Snow Falling on Cedars Imprisonment Quotes

How we cite our quotes: (Chapter.Paragraph)

Quote #4

It had been, he saw now, a war marriage, hurried into because there was no choice, and because both of them felt the rightness of it. They had not known each other more than a few months, though he had always admired her from a distance, and it seemed to him, when he thought about it, that their marriage had been meant to happen. His parents approved, and hers approved, and he was happy to leave for the war in the knowledge that she was waiting for him and would be there when he returned. And then he had returned, a murderer, and her fear that he would no longer be himself was realized. (11.43)

Kabuo and Hatsue had married when they were imprisoned in Manzanar, and they did it in a hurry because "there was no choice." Not only did they have to do it in jail, but also, they couldn't even pick the timing because Kabuo had to head off to war.

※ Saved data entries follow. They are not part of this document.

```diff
@@ -610,15 +682,39 @@
     return 0;
 }
 
-template <int C>
-static int launch_mlp_fwd(MlpFwd p, hipStream_t stream) {
-    typedef MlpCfg<C> Cfg;
-    p.nt = p.hpre ? mlp_nt_store(p.M, C, false) : 0;
-    const size_t lds = 2 * (2 * Cfg::NC * C * 2) + (size_t)8 * C * sizeof(float);
+#define MLP_FWD_384_DEFAULT 2
+
+template <int C, int FORM, bool SAVE, int SK>
+static int mlp_fwd_go(MlpFwd p, hipStream_t stream) {
+    typedef MlpFwdCfg<C, FORM> Cfg;
+    p.nt = (SAVE && FORM == 0) ? mlp_nt_store(p.M, C, false) : 0;
+    const size_t lds = 2 * (2 * MlpCfg<C>::NC * C * 2) + (size_t)8 * C * sizeof(float);
     p.ntiles = (int)((p.M + Cfg::BM - 1) / Cfg::BM);
     const int cap = Cfg::WGS * mlp_cu_count();
     const int grid = p.ntiles < cap ? p.ntiles : cap;
+    mmg_allow_lds(cnblock_mlp_fwd_kernel<C, SAVE, 0, FORM, SK>, lds);
+    hipLaunchKernelGGL((cnblock_mlp_fwd_kernel<C, SAVE, 0, FORM, SK>), dim3(grid), dim3(Cfg::THREADS), lds, stream, p);
+    MMG_LAUNCH_CHECK("mmg_cnblock_mlp_fwd");
+    return 0;
+}
+
+template <int C, int FORM>
+static int mlp_fwd_save(const MlpFwd& p, hipStream_t stream) {
+    switch ((p.hkind ? 1 : 0) | (p.gact ? 2 : 0) | (p.xln ? 4 : 0)) {
+        case 0: return mlp_fwd_go<C, FORM, true, 0>(p, stream);
+        case 2: return mlp_fwd_go<C, FORM, true, 2>(p, stream);
+        case 3: return mlp_fwd_go<C, FORM, true, 3>(p, stream);
+        case 4: return mlp_fwd_go<C, FORM, true, 4>(p, stream);
+        case 6: return mlp_fwd_go<C, FORM, true, 6>(p, stream);
+        case 7: return mlp_fwd_go<C, FORM, true, 7>(p, stream);
+        default: mmg_set_error("mmg_cnblock_mlp_fwd: GELU' in hpre needs gact"); return 1;
+    }
+}
+
+template <int C>
+static int launch_mlp_fwd(MlpFwd p, hipStream_t stream) {
     if constexpr (C == 96) {
+        typedef MlpCfg<C> Cfg;
         const char* e = getenv("MMG_MLP_FWD_RES");
         const int rw = e ? atoi(e) : MLP_FWD_RES_DEFAULT;
         if (!p.hpre && (rw == 8 || rw == 12)) {
@@ -639,15 +735,14 @@
         }
     }
     MMG_NOTE_KERNEL("cnblock_mlp_fwd_kernel<%d, %s>", C, p.hpre ? "true" : "false");
-    if (p.hpre) {
-        mmg_allow_lds(cnblock_mlp_fwd_kernel<C, true>, lds);
-        hipLaunchKernelGGL((cnblock_mlp_fwd_kernel<C, true>), dim3(grid), dim3(Cfg::THREADS), lds, stream, p);
-    } else {
-        mmg_allow_lds(cnblock_mlp_fwd_kernel<C, false>, lds);
-        hipLaunchKernelGGL((cnblock_mlp_fwd_kernel<C, false>), dim3(grid), dim3(Cfg::THREADS), lds, stream, p);
-    }
-    MMG_LAUNCH_CHECK("mmg_cnblock_mlp_fwd");
-    return 0;
+    if constexpr (C == 384) {
+        const char* e = getenv("MMG_MLP_FWD_384");
+        const int form = e ? atoi(e) : MLP_FWD_384_DEFAULT;
+        MMG_CHECK_ARG(form >= 0 && form <= 2, "mmg_cnblock_mlp_fwd: MMG_MLP_FWD_384=%d not in {0,1,2}", form);
+        if (form == 2) return p.hpre ? mlp_fwd_save<C, 2>(p, stream) : mlp_fwd_go<C, 2, false, 0>(p, stream);
+        if (form == 1 && p.hpre) return mlp_fwd_save<C, 1>(p, stream);
+    }
+    return p.hpre ? mlp_fwd_go<C, 0, true, 0>(p, stream) : mlp_fwd_go<C, 0, false, 0>(p, stream);
 }
 
 static bool mlp_supported(int C) { return C == 96 || C == 128 || C == 192 || C == 256 || C == 384 || C == 512; }
```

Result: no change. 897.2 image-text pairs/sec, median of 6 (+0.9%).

It's not exactly how one grows up picturing their special day...

Quote #5

The arrested men rode on a train with boarded windows—prisoners had been shot at from railroad sidings—from Seattle to a work camp in Montana. Hisao wrote a letter to his family each day; the food, he said, was not very good, but they were not really being mistreated. They were digging trenches for a water system that would double the size of the camp. Hisao had gotten a job in the laundry room. Robert Nishi worked in the camp kitchen. (14.50)

Prior to the Imada family's incarceration at Manzanar, Hisao got a jump on the "party" and was sent to a work camp in Montana. Supposedly, he was sent there for possession of prohibited objects (basically, though, the charges were bogus).

Quote #6

The train stopped at a place called Mojave in the middle of an interminable, still desert. They were herded onto buses at eight-thirty in the morning, and the buses took them north over dusty roads for four hours to a place called Manzanar. (15.5)

This is our first introduction to Manzanar, the camp where Hatsue, Kabuo, and other Japanese Americans were incarcerated during World War II.